Licenciamento: a 'joia da coroa' - Projeto ManuelzãoProjeto Manuelzão

Licenciamento: a ‘joia da coroa’

23/03/2016

Em seu artigo, o ambientalista Procópio de Castro comenta sobre o Licenciamento ambiental e alerta para o fato de que o modelo atual atende não às demandas da sociedade, mas sim o crescimento da economia.

Pela qualificação e quantificação das demandas de uma atividade e/ou empreendimento humano é possível levantar as consequências, os impactos no ambiente e, assim, estudar as ações necessárias para minimizar estas alterações no meio. Onde não for possível a minimização do dano, é preciso prever a reparação do mesmo pela compensação ambiental. Este é o mundo conceitual que embasa o licenciamento e está previsto e normatizado nas leis brasileiras dentro das premissas de comando e controle; comando dado pelas leis cujo controle é viabilizado pel fiscalização. O modelo legal demanda conhecimentos técnicos apurados e transdisciplinares nos estudos de viabilidade e impactos dos empreendimentos, pessoas qualificadas e bem remuneradas nos órgãos licenciadores, um número de fiscais adequados, assim como infraestrutura para o seu pleno funcionamento.

O licenciamento ambiental é a ‘joia da coroa’ da gestão sustentável por proporcionar a possibilidade do controle e minimização dos impactos das atividades humanas. Esta sustentabilidade seria alcançada pela realização de estudos prévios de avaliação dos impactos, de viabilidade adequacional com o local do empreendimento, de riscos da atividade para o meio ambiente e a sociedade, de opções tecnológicas menos degradantes, de levantamento de práticas da minimização destes impactos. Complementando os estudos, condicionantes são aplicadas para a implantação de um empreendimento, prevê-se monitoramento continuo e fiscalização em todas as fases e a participação da sociedade para opinando sobre ao que ela entende ser o melhor. Põe essas e outras ferramentas previstas no licenciamento, pressupõe-se que as atividades humanas podem ser efetivadas sem degradar ou pelo menos diminuir a degradação ambiental, usando hoje os recursos naturais e permitindo o seu uso no futuro pelas novas gerações.

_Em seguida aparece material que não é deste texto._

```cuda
template <int CP, bool FWD, int I8 = 0>
__global__ void __cluster_dims__(2, 1, 1) __launch_bounds__(TF_THREADS, 1)
tc_g1_layer2_fused(const __grid_constant__ CUtensorMap tmA_hi, const __grid_constant__ CUtensorMap tmA_lo,
                   const __grid_constant__ CUtensorMap tmB_hi, const __grid_constant__ CUtensorMap tmB_lo,
                   const TcGemmParams p, const Layer2Params l2) {
  constexpr int STAGES = TfCfg<CP>::STAGES;
  extern __shared__ uint8_t smem_raw[];
  uint8_t* smem = smem_raw + ((1024u - (smem_u32(smem_raw) & 1023u)) & 1023u);
  uint8_t* stage_base = smem;
  uint64_t* bars = (uint64_t*)(smem + STAGES * TP_STAGE_BYTES);
  uint64_t* full_bar = bars;
  uint64_t* empty_bar = bars + STAGES;
  uint64_t* tmem_full = bars + 2 * STAGES;
  uint64_t* tmem_empty = bars + 2 * STAGES + 2;
  uint32_t* tmem_ptr = (uint32_t*)(bars + 2 * STAGES + 4);
  float* bias_s = (float*)(smem + STAGES * TP_STAGE_BYTES + 1024);
  float* b2_s = bias_s + 512;
  float* W2_s = b2_s + 32;
  float* zx_s = W2_s + 2 * 256 * CP;
  float* cw_s = zx_s + 2 * CP * 128;
  float* zq_s = cw_s + 512;

  const int warp = __shfl_sync(0xffffffffu, (int)(threadIdx.x >> 5), 0), lane = threadIdx.x & 31;
  const uint32_t rank = cluster_ctarank();
  const int cluster_id = blockIdx.x >> 1, n_clusters = gridDim.x >> 1;
  constexpr int KSTAGE = I8 ? 64 : TC_BK;
  const int nk = (p.K + KSTAGE - 1) / KSTAGE;
  const int H = p.H;
  const int half_rows = H >> 1;
  const uint32_t cta_bytes = 2 * TC_A_TILE_BYTES + 2 * (uint32_t)half_rows * TC_BK * 2;

  if (warp == 8 && lane == 0) {
    asm volatile("prefetch.tensormap [%0];" ::"l"(&tmA_hi) : "memory");
    asm volatile("prefetch.tensormap [%0];" ::"l"(&tmA_lo) : "memory");
    asm volatile("prefetch.tensormap [%0];" ::"l"(&tmB_hi) : "memory");
    asm volatile("prefetch.tensormap [%0];" ::"l"(&tmB_lo) : "memory");
  }
  if (warp == 9 && lane == 0) {
    for (int s = 0; s < STAGES; ++s) { mbar_init(&full_bar[s], 1); mbar_init(&empty_bar[s], 1); }
    mbar_init(&tmem_full[0], 1); mbar_init(&tmem_full[1], 1);
    mbar_init(&tmem_empty[0], 16); mbar_init(&tmem_empty[1], 16);
    asm volatile("fence.mbarrier_init.release.cluster;" ::: "memory");
  }
  if (warp == 10) {
    asm volatile("tcgen05.alloc.cta_group::2.sync.aligned.shared::cta.b32 [%0], %1;" ::"r"(smem_u32(tmem_ptr)), "r"(512)
                 : "memory");
    asm volatile("tcgen05.relinquish_alloc_permit.cta_group::2.sync.aligned;" ::: "memory");
  }
  tc_fence_before();
  __syncthreads();
  cluster_sync_all();
  tc_fence_after();
  const uint32_t tmem_base = *tmem_ptr;

  if (warp >= 8) {
   asm volatile("setmaxnreg.dec.sync.aligned.u32 40;");
   if (warp == 8) {
    if (lane == 0) {
      int stage = 0;
      uint32_t phase = 0;
      for (int item = cluster_id; item < p.total_items; item += n_clusters) {
        int b, mp, split;
        tc_decode(p, item, b, mp, split);
        const int arow = p.a_row0 + (mp * 2 + (int)rank) * 128;
        const int brow = b * H + (int)rank * half_rows;
        for (int kc = 0; kc < nk; ++kc) {
          (I8 ? mbar_wait_sleep(&empty_bar[stage], phase ^ 1) : mbar_wait(&empty_bar[stage], phase ^ 1));
          uint8_t* st = stage_base + stage * TP_STAGE_BYTES;
          if (rank == 0) mbar_expect_tx(&full_bar[stage], 2 * cta_bytes);
          const int k0 = kc * KSTAGE;
          tma_load_2d_pair(st, &tmA_hi, &full_bar[stage], k0, arow);
          tma_load_2d_pair(st + TC_A_TILE_BYTES, &tmA_lo, &full_bar[stage], k0, arow);
          tma_load_2d_pair(st + 2 * TC_A_TILE_BYTES, &tmB_hi, &full_bar[stage], k0, brow);
          tma_load_2d_pair(st + 2 * TC_A_TILE_BYTES + 8192, &tmB_lo, &full_bar[stage], k0, brow);
          if (++stage == STAGES) { stage = 0; phase ^= 1; }
        }
      }
    }
  } else if (warp == 9) {
    if (rank == 0 && lane == 0) {
      const uint32_t idesc = (I8 ? (2u << 4) : (1u << 4)) | (1u << 7) | (1u << 10) | ((uint32_t)(H >> 3) << 17) | ((256u >> 4) << 24);
      int stage = 0, it = 0;
      uint32_t phase = 0;
      const int k_tail = p.K - (nk - 1) * KSTAGE;
      for (int item = cluster_id; item < p.total_items; item += n_clusters, ++it) {
        const int acc = I8 ? 0 : (it & 1);
        const uint32_t acc_phase = I8 ? (uint32_t)(it & 1) : (uint32_t)((it >> 1) & 1);
        (I8 ? mbar_wait_sleep(&tmem_empty[acc], acc_phase ^ 1) : mbar_wait(&tmem_empty[acc], acc_phase ^ 1));
        tc_fence_after();
        const uint32_t d = tmem_base + (uint32_t)acc * 256;
        for (int kc = 0; kc < nk; ++kc) {
          (I8 ? mbar_wait_sleep(&full_bar[stage], phase) : mbar_wait(&full_bar[stage], phase));
          tc_fence_after();
          const uint32_t st = smem_u32(stage_base + stage * TP_STAGE_BYTES);
          const int nks = (kc == nk - 1 && k_tail <= KSTAGE / 2) ? 1 : 2;
          for (int ks = 0; ks < nks; ++ks) {
            const uint32_t koff = ks * 32;
            const uint64_t ah = make_smem_desc_sw64(st + koff);
            const uint64_t al = make_smem_desc_sw64(st + TC_A_TILE_BYTES + koff);
            const uint64_t bh = make_smem_desc_sw64(st + 2 * TC_A_TILE_BYTES + koff);
            const uint64_t bl = make_smem_desc_sw64(st + 2 * TC_A_TILE_BYTES + 8192 + koff);
            const uint32_t accum = (kc != 0) || (ks != 0);
            if (I8) {
              tc_mma_i8_pair(d, ah, bh, idesc, accum);
              tc_mma_i8_pair(d + 256, ah, bl, idesc, accum);
              tc_mma_i8_pair(d + 256, al, bh, idesc, 1);
            } else {
              tc_mma_bf16_pair(d, ah, bh, idesc, accum);
              tc_mma_bf16_pair(d, al, bh, idesc, 1);
              tc_mma_bf16_pair(d, ah, bl, idesc, 1);
            }
          }
          tc_commit_pair(&empty_bar[stage]);
          if (++stage == STAGES) { stage = 0; phase ^= 1; }
        }
        tc_commit_pair(&tmem_full[acc]);
      }
    }
   }
  } else {
    asm volatile("setmaxnreg.inc.sync.aligned.u32 232;");
    const int half = warp >> 2;
    const int quad = warp & 3;
    const int g = lane >> 2, t = lane & 3;
    const int eall = threadIdx.x;
    const uint32_t lane_addr = (uint32_t)(quad * 32) << 16;
    const int Hh = H >> 1;
    const int C = l2.C;
    const float invN = l2.scale / (float)l2.N;
    const int r_own = 2 * (t & 1) + (t >> 1);
    const int row_own = quad * 32 + g + 8 * r_own;
    const int pos0 = quad * 32 + 4 * g;
    const int hbase = half * Hh + 2 * t;
    uint16_t* z2_hi = reinterpret_cast<uint16_t*>(l2.z2_hi);
    uint16_t* z2_lo = reinterpret_cast<uint16_t*>(l2.z2_lo);
    for (int i = eall; i < 2 * 256 * CP; i += 256) W2_s[i] = 0.f;
    if (eall < 32) b2_s[eall] = 0.f;
    asm volatile("bar.sync 1, 256;" ::: "memory");
    auto fetch_consts = [&](int item, int buf) {
      int b, mp, split;
      tc_decode(p, item, b, mp, split);
      const float* th = l2.theta + (int64_t)b * l2.P;
      if (eall < H) {
        const int h = eall;
        const float* src = th + l2.w2_off + (int64_t)h * C;
        const uint32_t dst = smem_u32(W2_s + buf * 256 * CP + w2_slot<CP>(h, 0));
#pragma unroll
        for (int c = 0; c < CP; ++c)
          if (c < C)
            asm volatile("cp.async.ca.shared.global [%0], [%1], 4;" ::"r"(dst + (uint32_t)(((c >> 2) * 16 + (c & 3)) * 4)),
                         "l"(src + c) : "memory");
        asm volatile("cp.async.ca.shared.global [%0], [%1], 4;" ::"r"(smem_u32(bias_s + buf * 256 + h)),
                     "l"(p.bias + (int64_t)b * p.bias_stride + h) : "memory");
      }
      if (eall < C)
        asm volatile("cp.async.ca.shared.global [%0], [%1], 4;" ::"r"(smem_u32(b2_s + buf * 16 + eall)),
                     "l"(th + l2.b2_off + eall) : "memory");
      if (I8 && eall < H) {
        asm volatile("cp.async.ca.shared.global [%0], [%1], 4;" ::"r"(smem_u32(cw_s + buf * 256 + eall)),
                     "l"(l2.cw + (int64_t)b * H + eall) : "memory");
        if (I8 == 2 && !FWD)
          asm volatile("cp.async.ca.shared.global [%0], [%1], 4;" ::"r"(smem_u32(zq_s + buf * 256 + eall)),
                       "l"(l2.zq + (int64_t)b * H + eall) : "memory");
      }
    };
    if (cluster_id < p.total_items) fetch_consts(cluster_id, 0);
    int it = 0;
    for (int item = cluster_id; item < p.total_items; item += n_clusters, ++it) {
      int b, mp, split;
      tc_decode(p, item, b, mp, split);
      const int mt = mp * 2 + (int)rank;
      const int cbuf = it & 1;
      const int acc = I8 ? 0 : cbuf;
      const uint32_t acc_phase = I8 ? (uint32_t)(it & 1) : (uint32_t)((it >> 1) & 1);
      float* bs = bias_s + cbuf * 256;
      float* b2b = b2_s + cbuf * 16;
      float* W2b = W2_s + cbuf * 256 * CP;
      float sxr[4] = {0.f, 0.f, 0.f, 0.f};
      if (I8) {
#pragma unroll
        for (int r = 0; r < 4; ++r) {
          const int rg = mt * 128 + quad * 32 + g + 8 * r;
          sxr[r] = rg < p.M_valid ? __ldg(l2.sx + rg) : 0.f;
        }
      }
      asm volatile("cp.async.wait_all;" ::: "memory");
      asm volatile("bar.sync 1, 256;" ::: "memory");
      (I8 ? mbar_wait_sleep(&tmem_full[acc], acc_phase) : mbar_wait(&tmem_full[acc], acc_phase));
      tc_fence_after();
      const int64_t blk_w = (((((int64_t)b * p.out_tiles + mt) * H) + hbase) * 128 + pos0) >> 2;
      uint2* pa_hi = reinterpret_cast<uint2*>(p.out_hi) + blk_w;
      uint2* pa_lo = reinterpret_cast<uint2*>(p.out_lo) + blk_w;
      uint2* pz_hi = reinterpret_cast<uint2*>(l2.zt_hi) + blk_w;
      uint2* pz_lo = reinterpret_cast<uint2*>(l2.zt_lo) + blk_w;
      const float4* w4b = reinterpret_cast<const float4*>(W2b) + (((half * Hh) >> 3) * 2 * (CP / 4)) * 4 + t;
      const float* bsb = bs + hbase;
      const float* cwb = cw_s + cbuf * 256 + hbase;
      const float* zqb = zq_s + cbuf * 256 + hbase;
      uint32_t* pzi_hi = nullptr; uint32_t* pzi_lo = nullptr;
      if (I8 == 2 && !FWD) {
        const int64_t blk_b = ((((int64_t)b * p.out_tiles + mt) * H) + hbase) * 128 + pos0;
        pzi_hi = reinterpret_cast<uint32_t*>(l2.zi_hi + blk_b);
        pzi_lo = reinterpret_cast<uint32_t*>(l2.zi_lo + blk_b);
      }
      float2 z[4][CP / 2];
#pragma unroll
      for (int r = 0; r < 4; ++r)
#pragma unroll
        for (int c = 0; c < CP / 2; ++c) z[r][c] = make_float2(0.f, 0.f);
      uint32_t mask[4] = {0u, 0u, 0u, 0u};
#pragma unroll
      for (int ch = 0; ch < 4; ++ch) {
        if (ch * 32 < Hh) {
          const uint32_t col = (uint32_t)(acc * 256 + half * Hh + ch * 32);
          float v[32];
          if (I8) {
#pragma unroll
            for (int hf = 0; hf < 2; ++hf) {
              uint32_t rh[16], rc[16];
              tc_ld_16x256b_x4_raw(tmem_base + lane_addr + ((uint32_t)(16 * hf) << 16) + col, rh);
              tc_ld_16x256b_x4_raw(tmem_base + lane_addr + ((uint32_t)(16 * hf) << 16) + 256u + col, rc);
              asm volatile("tcgen05.wait::ld.sync.aligned;" ::: "memory");
#pragma unroll
              for (int j = 0; j < 16; ++j)
                v[16 * hf + j] = fmaf((float)(int)rc[j], 1.0f / 254.0f, (float)(int)rh[j]);
            }
          } else {
            tc_ld_16x256b_x4(tmem_base + lane_addr + col, v);
            tc_ld_16x256b_x4(tmem_base + lane_addr + (16u << 16) + col, v + 16);
            asm volatile("tcgen05.wait::ld.sync.aligned;" ::: "memory");
          }
          uint32_t m = 0u;
#pragma unroll
          for (int kb = 0; kb < 4; ++kb) {
            const float2 bb = *reinterpret_cast<const float2*>(bsb + ch * 32 + 8 * kb);
            float2 cc = make_float2(0.f, 0.f);
            if (I8) cc = *reinterpret_cast<const float2*>(cwb + ch * 32 + 8 * kb);
            float a[4][2];
#pragma unroll
            for (int r = 0; r < 4; ++r) {
              const float* vv = v + (r >> 1) * 16 + kb * 4 + (r & 1) * 2;
              if (I8) {
                a[r][0] = fmaxf(fmaf(vv[0], sxr[r] * cc.x, bb.x), 0.f);
                a[r][1] = fmaxf(fmaf(vv[1], sxr[r] * cc.y, bb.y), 0.f);
              } else {
                a[r][0] = fmaxf(vv[0] + bb.x, 0.f);
                a[r][1] = fmaxf(vv[1] + bb.y, 0.f);
              }
              if (!FWD) {
                m |= (a[r][0] > 0.f ? 1u : 0u) << (kb * 8 + r * 2);
                m |= (a[r][1] > 0.f ? 1u : 0u) << (kb * 8 + r * 2 + 1);
              }
            }
#pragma unroll
            for (int i = 0; i < 2; ++i) {
              const float4* w4 = w4b + (((ch * 4 + kb) * 2 + i) * (CP / 4)) * 4;
#pragma unroll
              for (int c4 = 0; c4 < CP / 4; ++c4) {
                const float4 w = w4[c4 * 4];
                const float2 w01 = make_float2(w.x, w.y), w23 = make_float2(w.z, w.w);
#pragma unroll
                for (int r = 0; r < 4; ++r) {
                  const float2 aa = make_float2(a[r][i], a[r][i]);
                  z[r][2 * c4] = __ffma2_rn(aa, w01, z[r][2 * c4]);
                  z[r][2 * c4 + 1] = __ffma2_rn(aa, w23, z[r][2 * c4 + 1]);
                }
              }
              if (!FWD) {
                uint32_t hw0, lw0, hw1, lw1;
                split_pair(a[0][i], a[1][i], hw0, lw0);
                split_pair(a[2][i], a[3][i], hw1, lw1);
                const int w_off = (ch * 32 + 8 * kb + i) * 32;
                __stcs(pa_hi + w_off, make_uint2(hw0, hw1));
                __stcs(pa_lo + w_off, make_uint2(lw0, lw1));
              }
            }
          }
          mask[ch] = m;
        }
      }
      tc_fence_before();
      __syncwarp();
      if (lane == 0) mbar_arrive_leader_relaxed(&tmem_empty[acc]);
      if (item + n_clusters < p.total_items) fetch_consts(item + n_clusters, cbuf ^ 1);
      float zo[CP];
      {
        const bool b0 = t & 1, b1 = t & 2;
#pragma unroll
        for (int c = 0; c < CP; ++c) {
          const float z0 = (c & 1) ? z[0][c >> 1].y : z[0][c >> 1].x, z1 = (c & 1) ? z[1][c >> 1].y : z[1][c >> 1].x;
          const float z2v = (c & 1) ? z[2][c >> 1].y : z[2][c >> 1].x, z3 = (c & 1) ? z[3][c >> 1].y : z[3][c >> 1].x;
          float k0 = b0 ? z2v : z0, k1 = b0 ? z3 : z1;
          const float g0 = __shfl_xor_sync(0xffffffffu, b0 ? z0 : z2v, 1);
          const float g1 = __shfl_xor_sync(0xffffffffu, b0 ? z1 : z3, 1);
          k0 = b0 ? g0 + k0 : k0 + g0;
          k1 = b0 ? g1 + k1 : k1 + g1;
          const float kk = b1 ? k1 : k0;
          const float gg = __shfl_xor_sync(0xffffffffu, b1 ? k0 : k1, 2);
          zo[c] = b1 ? gg + kk : kk + gg;
        }
      }
#pragma unroll
      for (int c = 0; c < CP; ++c) zx_s[(half * CP + c) * 128 + row_own] = zo[c];
      asm volatile("bar.sync 2, 256;" ::: "memory");
      float zf[CP], dz[CP];
#pragma unroll
      for (int c = 0; c < CP; ++c) zf[c] = (b2b[c] + zx_s[c * 128 + row_own]) + zx_s[(CP + c) * 128 + row_own];
      const int row_g = mt * 128 + row_own;
      if (FWD) {
        if (half == 0 && row_g < p.M_valid) {
          float* o = l2.fwd_out + ((int64_t)b * l2.N + row_g) * C;
          if (l2.out_act == PYB_ACT_SOFTMAX) {
            float mx = -INFINITY;
#pragma unroll
            for (int c = 0; c < CP; ++c) if (c < C) mx = fmaxf(mx, zf[c]);
            float se = 0.f;
#pragma unroll
            for (int c = 0; c < CP; ++c) if (c < C) se += expf(zf[c] - mx);
            const float inv = 1.0f / se;
#pragma unroll
            for (int c = 0; c < CP; ++c) if (c < C) o[c] = expf(zf[c] - mx) * inv;
          } else {
#pragma unroll
            for (int c = 0; c < CP; ++c) if (c < C) o[c] = act_apply(zf[c], l2.out_act);
          }
        }
        continue;
      }
      float loss_r = 0.f;
      l2_loss_dz<CP>(l2, row_g, row_g < p.M_valid, zf, dz, loss_r, invN);
      if (half == 0) {
        const int64_t blk2 = (((int64_t)b * p.out_tiles + mt) * L2_CMAX) * 128 + pos0 + r_own;
#pragma unroll
        for (int c = 0; c < CP; ++c) {
          __nv_bfloat16 hb, lb;
          split_bf16(dz[c], hb, lb);
          z2_hi[blk2 + c * 128] = __bfloat16_as_ushort(hb);
          z2_lo[blk2 + c * 128] = __bfloat16_as_ushort(lb);
        }
        const int64_t grp = (int64_t)b * l2.n_groups + mt * 4 + quad;
        float mine = 0.f;
#pragma unroll
        for (int c = 0; c < CP; ++c) {
          const float sm = warp_sum(dz[c]);
          if (lane == c) mine = sm;
        }
        if (lane < CP) l2.b2_partial[grp * L2_CMAX + lane] = mine;
        const float ls = warp_sum(loss_r);
        if (lane == 0) l2.loss_partial[grp] = (double)ls;
      }
      float2 dzp[4][CP / 2];
#pragma unroll
      for (int r = 0; r < 4; ++r) {
        const int src = (lane & ~3) | ((r >> 1) | ((r & 1) << 1));
#pragma unroll
        for (int c = 0; c < CP / 2; ++c) {
          dzp[r][c].x = __shfl_sync(0xffffffffu, dz[2 * c], src);
          dzp[r][c].y = __shfl_sync(0xffffffffu, dz[2 * c + 1], src);
        }
      }
#pragma unroll
      for (int ch = 0; ch < 4; ++ch) {
        if (ch * 32 < Hh) {
          const uint32_t m = mask[ch];
#pragma unroll
          for (int kb = 0; kb < 4; ++kb) {
#pragma unroll
            for (int i = 0; i < 2; ++i) {
              const float4* w4 = w4b + (((ch * 4 + kb) * 2 + i) * (CP / 4)) * 4;
              float2 s[4];
#pragma unroll
              for (int r = 0; r < 4; ++r) s[r] = make_float2(0.f, 0.f);
#pragma unroll
              for (int c4 = 0; c4 < CP / 4; ++c4) {
                const float4 w = w4[c4 * 4];
                const float2 w01 = make_float2(w.x, w.y), w23 = make_float2(w.z, w.w);
#pragma unroll
                for (int r = 0; r < 4; ++r) {
                  s[r] = __ffma2_rn(dzp[r][2 * c4], w01, s[r]);
                  s[r] = __ffma2_rn(dzp[r][2 * c4 + 1], w23, s[r]);
                }
              }
              float d[4];
#pragma unroll
              for (int r = 0; r < 4; ++r) d[r] = ((m >> (kb * 8 + r * 2 + i)) & 1u) ? s[r].x + s[r].y : 0.f;
              const int w_off = (ch * 32 + 8 * kb + i) * 32;
              if (I8 == 2) {
                uint32_t hw, lw;
                slice4_i8(d, zqb[ch * 32 + 8 * kb + i], hw, lw);
                __stcs(pzi_hi + w_off, hw);
                __stcs(pzi_lo + w_off, lw);
              } else {
                uint32_t hw0, lw0, hw1, lw1;
                split_pair(d[0], d[1], hw0, lw0);
                split_pair(d[2], d[3], hw1, lw1);
                __stcs(pz_hi + w_off, make_uint2(hw0, hw1));
                __stcs(pz_lo + w_off, make_uint2(lw0, lw1));
              }
            }
          }
        }
      }
    }
  }
  tc_fence_before();
  __syncthreads();
  cluster_sync_all();
  if (warp == 10) {
    tc_fence_after();
    asm volatile("tcgen05.dealloc.cta_group::2.sync.aligned.b32 %0, %1;" ::"r"(tmem_base), "r"(512) : "memory");
  }
}

}
```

A realidade não tem sido favorável à natureza devido à característica do sistema econômico vigente, no qual o lucro e o desenvolvimento constante demandam cada vez mais dos recursos naturais e incentiva o consumo desenfreado. Entretanto, esse modelo atende não às demandas da sociedade e sim ao crescimento da economia. O licenciamento de joia da coroa passou a ser considerado “impedimento” deste suposto desenvolvimento no discurso dos empreendedores. Por isso, o sistema e as normas do licenciamento passam por ataques sistemáticos que buscam a sua facilitação e agilidade. Assim, a questão dos impactos ambientais são minimizados sob a ótica do empreendedor e não o da natureza – nem da sociedade.
As taxas de licenciamento, compensações ambientais, multas por danos e outras ferramentas para capitalização de recursos deveriam ser a base do capital para a manutenção da estrutura; para o sistema de gestão ambiental das reparações aos danos. Infelizmente, elas têm sido desviadas pelo sistema político governante para outros fins, suas multas isentadas em perdões milionários e um desmonte sistemático do sistema de licenciamento ocorre a partir de baixos salários, falta de infraestrutura e falta de pessoal qualificado.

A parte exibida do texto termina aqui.